Now so far, we saw that we can calculate the error at a given point of x, by using the formula, $\varepsilon$ = $y$ - $\overline{y}$.  In other words, the the error at a given value of x is the actual value minus the expected value.  Now, we want to see well our regression describes the relation between x and y in general - not just at a given point, so let's move beyond calculating the error at a given point to describing the total error of the regression line from the actual data.  

An initial idea in doing this, is to simply to calculate the total error by summing the errors, $y$ - $\overline{y}$, for every point in our dataset.  

However let's take another look at our data.

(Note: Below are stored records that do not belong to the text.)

__global__ __launch_bounds__(256) void k_resize(const uint8_t* __restrict__ src, size_t src_fstride, int spitch, int sw, int sh,
                                                uint8_t* __restrict__ dst, size_t dst_fstride, int dpitch, int dw, int dh,
                                                const int* __restrict__ xofs, const int* __restrict__ xc1,
                                                const int* __restrict__ yofs, const int* __restrict__ yc1,
                                                uint32_t inv_per, uint32_t inv_gx, int org) {
    __shared__ __attribute__((aligned(16))) uint8_t s_src[RS_SRC_ROWS * RS_SRC_PITCH];
    __shared__ int s_xo[RS_TW], s_xc[RS_TW], s_yo[RS_TH], s_yc[RS_TH];
    const int tid = threadIdx.x;
    int bx = blockIdx.x, by = blockIdx.y, bz = blockIdx.z;
    {
        int rem;
        xcd_map(bx + gridDim.x * (by + gridDim.y * bz), gridDim.x * gridDim.y, inv_per, gridDim.z, bz, rem);
        by = (int)(inv_gx ? __umulhi((uint32_t)rem, inv_gx) : (uint32_t)rem);
        bx = rem - by * (int)gridDim.x;
    }
    const int tx0 = org + bx * RS_TW, ty0 = org + by * RS_TH;
    const uint8_t* s = src + (size_t)bz * src_fstride;
    const int sx0 = xofs[tx0], sx1 = min(xofs[min(tx0 + RS_TW - 1, dw - 1)] + 1, sw - 1);
    const int sy0 = yofs[ty0], sy1 = min(yofs[min(ty0 + RS_TH - 1, dh - 1)] + 1, sh - 1);
    const int sxa = sx0 & ~3;
    const int ncols = sx1 - sxa + 1, nrows = sy1 - sy0 + 1;
    if (ncols > RS_SRC_PITCH || nrows > RS_SRC_ROWS) return;
    if (tid < RS_TW) {
        int x = min(tx0 + tid, dw - 1);
        s_xo[tid] = xofs[x];
        s_xc[tid] = xc1[x];
    } else if (tid < RS_TW + RS_TH) {
        int y = min(ty0 + tid - RS_TW, dh - 1);
        s_yo[tid - RS_TW] = yofs[y];
        s_yc[tid - RS_TW] = yc1[y];
    }
    if ((spitch & 3) == 0 && (((size_t)s) & 3) == 0) {
        const int ndw = (ncols + 3) >> 2;
        const uint32_t inv = 0x100000u / (uint32_t)ndw + 1u;
        const uint8_t* s0 = s + (size_t)sy0 * spitch + sxa;
        for (int i = tid; i < nrows * ndw; i += 256) {
            const uint32_t r = ((uint32_t)i * inv) >> 20, c4 = (uint32_t)i - r * (uint32_t)ndw;
            ((uint32_t*)(s_src + r * RS_SRC_PITCH))[c4] = *(const uint32_t*)(s0 + r * (uint32_t)spitch + 4u * c4);
        }
    } else {
        for (int i = tid; i < nrows * ncols; i += 256) {
            int r = i / ncols, cc = i - r * ncols;
            s_src[r * RS_SRC_PITCH + cc] = s[(size_t)(sy0 + r) * spitch + sxa + cc];
        }
    }
    __syncthreads();
    const int c0 = (tid & 15) * 4, x = tx0 + c0;
    if (x >= dw) return;
    int ox[4], ox1[4];
    uint32_t mx1[4];
#pragma unroll
    for (int k = 0; k < 4; k++) {
        ox[k] = s_xo[c0 + k] - sxa;
        ox1[k] = min(s_xo[c0 + k] + 1, sw - 1) - sxa;
        mx1[k] = s_xc[c0 + k];
    }
#pragma unroll
    for (int half = 0; half < RS_TH / 16; half++) {
        const int ry = (tid >> 4) + 16 * half, y = ty0 + ry;
        if (y >= dh) break;
        const int oy = s_yo[ry] - sy0, oy1 = min(s_yo[ry] + 1, sh - 1) - sy0;
        const uint32_t my1 = s_yc[ry], my0 = 256 - my1;
        const uint8_t* r0 = s_src + oy * RS_SRC_PITCH;
        const uint8_t* r1 = s_src + oy1 * RS_SRC_PITCH;
        uint32_t packed = 0;
#pragma unroll
        for (int k = 0; k < 4; k++) {
            const uint32_t mx0 = 256 - mx1[k];
            uint32_t h0 = mx0 * r0[ox[k]] + mx1[k] * r0[ox1[k]];
            uint32_t h1 = mx0 * r1[ox[k]] + mx1[k] * r1[ox1[k]];
            uint32_t v = my0 * h0 + my1 * h1;
            packed |= ((v + 32768u) >> 16) << (8 * k);
        }
        *(uint32_t*)(dst + (size_t)bz * dst_fstride + (size_t)y * dpitch + x) = packed;
    }
}


#define RS2_ROWS 136
#define RS2_UNR 5
__global__ __launch_bounds__(256) void k_resize2(const uint8_t* __restrict__ src, size_t src_fstride, int spitch, int sw, int sh,
                                                 uint8_t* __restrict__ dst, size_t dst_fstride, int dpitch, int dw, int dh,
                                                 const uint32_t* __restrict__ xpk, const uint32_t* __restrict__ ypk,
                                                 uint32_t inv_per, uint32_t inv_gx, int org) {
    __shared__ __attribute__((aligned(16))) uint2 s_h[RS2_ROWS][16];
    const int tid = threadIdx.x;
    int bx = blockIdx.x, by = blockIdx.y, bz = blockIdx.z;
    {
        int rem;
        xcd_map(bx + gridDim.x * (by + gridDim.y * bz), gridDim.x * gridDim.y, inv_per, gridDim.z, bz, rem);
        by = (int)(inv_gx ? __umulhi((uint32_t)rem, inv_gx) : (uint32_t)rem);
        bx = rem - by * (int)gridDim.x;
    }
    const int tx0 = org + bx * RS_TW, ty0 = org + by * RS_TH;
    const uint32_t ey0 = ypk[ty0], ey1 = ypk[min(ty0 + RS_TH - 1, dh - 1)];
    const int sy0 = (int)(ey0 & 0x7FFFu), sy1 = (int)(ey1 & 0x7FFFu) + (int)((ey1 >> 15) & 1u);
    const int nrows = sy1 - sy0 + 1;
    if (nrows > RS2_ROWS) return;
    const int cg = tid & 15, rr = tid >> 4;
    const uint4 xe = *(const uint4*)(xpk + tx0 + 4 * cg);
    uint32_t ye[RS_TH / 16];
#pragma unroll
    for (int half = 0; half < RS_TH / 16; half++) ye[half] = ypk[ty0 + rr + 16 * half];
    const uint32_t xk[4] = {xe.x, xe.y, xe.z, xe.w};
    const int ox0 = (int)(xk[0] & 0x7FFFu), ab = ox0 & ~3;
    const uint32_t sh8 = (uint32_t)(ox0 & 3);
    uint32_t sel[4], coef[4];
#pragma unroll
    for (int k = 0; k < 4; k++) {
        const uint32_t a = (xk[k] & 0x7FFFu) - (uint32_t)ox0, b = a + ((xk[k] >> 15) & 1u), c1 = xk[k] >> 16;
        sel[k] = a | (b << 16) | 0x0C000C00u;
        coef[k] = (256u - c1) | (c1 << 16);
    }
    const int o1 = min(ab + 4, spitch - 4), o2 = min(ab + 8, spitch - 4);
    const uint8_t* s0 = src + (size_t)bz * src_fstride + (size_t)sy0 * spitch;
    for (int r0 = rr; r0 < nrows; r0 += 16 * RS2_UNR) {
        uint32_t w[RS2_UNR][3];
#pragma unroll
        for (int i = 0; i < RS2_UNR; i++) {
            const uint8_t* row = s0 + (uint32_t)(min(r0 + 16 * i, nrows - 1) * spitch);
            w[i][0] = *(const uint32_t*)(row + ab); w[i][1] = *(const uint32_t*)(row + o1); w[i][2] = *(const uint32_t*)(row + o2);
        }
#pragma unroll
        for (int i = 0; i < RS2_UNR; i++) {
            const int r = r0 + 16 * i;
            if (r >= nrows) break;
            const uint32_t u0 = __builtin_amdgcn_alignbyte(w[i][1], w[i][0], sh8), u1 = __builtin_amdgcn_alignbyte(w[i][2], w[i][1], sh8);
            uint32_t hv[4];
#pragma unroll
            for (int k = 0; k < 4; k++) hv[k] = udot2(__builtin_amdgcn_perm(u1, u0, sel[k]), coef[k], 0u);
            s_h[r][cg] = make_uint2(hv[0] | (hv[1] << 16), hv[2] | (hv[3] << 16));
        }
    }
    __syncthreads();
    const int x = tx0 + 4 * cg;
    if (x >= dw) return;
#pragma unroll
    for (int half = 0; half < RS_TH / 16; half++) {
        const int y = ty0 + rr + 16 * half;
        if (y >= dh) break;
        const uint32_t e = ye[half], c1 = e >> 16, cy = (256u - c1) | (c1 << 16);
        const int oy = (int)(e & 0x7FFFu) - sy0, oy1 = oy + (int)((e >> 15) & 1u);
        const uint2 a = s_h[oy][cg], b = s_h[oy1][cg];
        const uint32_t v0 = udot2(__builtin_amdgcn_perm(b.x, a.x, 0x05040100u), cy, 32768u);
        const uint32_t v1 = udot2(__builtin_amdgcn_perm(b.x, a.x, 0x07060302u), cy, 32768u);
        const uint32_t v2 = udot2(__builtin_amdgcn_perm(b.y, a.y, 0x05040100u), cy, 32768u);
        const uint32_t v3 = udot2(__builtin_amdgcn_perm(b.y, a.y, 0x07060302u), cy, 32768u);
        const uint32_t packed = __builtin_amdgcn_perm(v1, v0, 0x0C0C0602u) | (__builtin_amdgcn_perm(v3, v2, 0x0C0C0602u) << 16);
        *(uint32_t*)(dst + (size_t)bz * dst_fstride + (size_t)y * dpitch + x) = packed;
    }
}

int orb_launch_pyramid(mo_ctx* c, const uint8_t* d_gray, int batch, int nlevels, int margin) {
    const Plan& P = c->plan;
    for (int L = 1; L < nlevels; L++) {
        const LevelInfo& s = P.lv[L - 1];
        const LevelInfo& d = P.lv[L];
        const uint8_t* src = L == 1 ? d_gray : c->d_pyr + s.off;
        size_t sfs = L == 1 ? (size_t)P.w * P.h : (size_t)P.pyr_stride;
        const ResizeTab& t = c->rtab[L];
        const int org = (d.w > 2 * margin + 8 && d.h > 2 * margin + 8) ? margin : 0;
        dim3 grid((d.w - 2 * org + RS_TW - 1) / RS_TW, (d.h - 2 * org + RS_TH - 1) / RS_TH, batch);
        const uint32_t per = grid.x * grid.y, inv_per = per > 1 ? 0xFFFFFFFFu / per + 1u : 0u, inv_gx = grid.x > 1 ? 0xFFFFFFFFu / grid.x + 1u : 0u;
        const bool al4 = ((((size_t)src) | sfs | (size_t)s.pitch) & 3) == 0 && s.pitch >= 12;
        if (al4 && t.two_pass_ok)
            hipLaunchKernelGGL(k_resize2, grid, dim3(256), 0, c->stream, src, sfs, s.pitch, s.w, s.h, c->d_pyr + d.off,
                               (size_t)P.pyr_stride, d.pitch, d.w, d.h, t.xpk, t.ypk, inv_per, inv_gx, org);
        else
            hipLaunchKernelGGL(k_resize, grid, dim3(256), 0, c->stream, src, sfs, s.pitch, s.w, s.h, c->d_pyr + d.off,
                               (size_t)P.pyr_stride, d.pitch, d.w, d.h, t.xofs, t.xc1, t.yofs, t.yc1, inv_per, inv_gx, org);
    }
    HIPCHK(c, hipGetLastError());
    return MO_OK;
}

#define BT_W 64
#define BT_QW (BT_W / 4)
#define BT_PP (256 / BT_QW)
#define BT_H 58
#define BT_PW (BT_W + 16)
#define BT_ROWS (BT_H + 6)


__device__ __forceinline__ uint32_t hi16_pair_sat_u8(uint32_t a, uint32_t b) {
    uint32_t d;
    asm("v_sat_pk_u8_i16 %0, %1" : "=v"(d) : "v"(__builtin_amdgcn_perm(b, a, 0x07060302u)));
    return d;
}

![](./regression-scatter.png)

Notice, error at x = 100 = 150 - 250 = -100.  And error at x = 200 = 600 - 400 = 200.  So adding these errors, -150 + 200 = 50, would begin to cancel them out.  To avoid that effect, we can simply square the errors, so that we are always summing positive numbers.

${error^2}$ = $({y - \overline{y}})^2$

Now give a list of points with coordinates (x, y), we can calculate the squared error of each of the points.  We have actual x and y values at x = 0, 100, 200 and 400.  So we have:

sum of squared error = $(0 - 0)^2 + (150 - 250)^2 + (600 - 400)^2 + (700 - 700)^2$

so 

sum of squared error  = $-100^2 + 200^2 = 50,000$

Now there is one thing a little off with our measure of error.  It's that our regression line's error will tend to increase with each added piece of data we have.  For example, assume that we add to our dataset the actual data, x = 300, y = 500.  Our regression line did a relatively good job of estimating this point, as $\varepsilon$ = 500 - 550, or $\varepsilon = (500 - 550)^2$.  But we are now including an extra error, we add that to our sum, and it looks like did worse. 

sum of squared error = $-100^2 + 200^2 + -50^2 = 52,500$ 


To fix this, we can change our metric to use the squared error per point, or in other words, the average squared error.  The average of something is simply the sum divided by the number of things being summed.  Instead of the word average, we use the word mean, as it sounds fancier: 

mean squared error = (sum of $(y - y)^2$ for each data point, (x, y)) $\div$ (number of data points)

So changing our sum of squared error (with the original data) to a mean squared error, we have:

Mean Squared Error = 50,000/4 = 12500

Ok, this is great.  So now we have one number that does a good job of representing how well our regression line fits the data.  We got there by calculating the errors, then squaring the errors so that our errors are always positive, and finally using the average error as it better represents the accuracy of our line.  We could stop here, and be fine.  However, statisticians like to remove the effect of us squaring these errors.  So instead of just calculating the mean squared error, we calculate the Root Mean Squared Error.  This is just taking the square root at the very end.  So 

root mean squared error = the square root of ( (sum of $(y - y)^2$ for each data point, (x, y)) $\div$ (number of data points) ) 

or with our data it is: 

Root Mean Squared Error = 50,000/4 = $\sqrt{12500}$ = 111.8

### Summary 

Previous to this lesson, we have simply assumed that our regression lines make "good" predictions of values of $y$ for given values of $x$.  In this lesson, we aimed to find a metric to tell us how well our regression line fits our actual data.  To do this, we started by saying an error at a given point, is the difference of the actual value of y minus the expected value of y from our regression line.  Then we said we describe how well our regression line describes the entire dataset by squaring the errors at each point (to eliminate negative errors), adding these errors, and then dividing by the number of datapoints so as to describe how off our regression line is on average.  This is called the Mean Squared Error.  Finally, to reduce the effect of squaring each of our errors, we take the square root of the Mean Squared Error to arrive at the Root Mean Squared Error.  This is our metric for describing how well our regression line "fits" our data.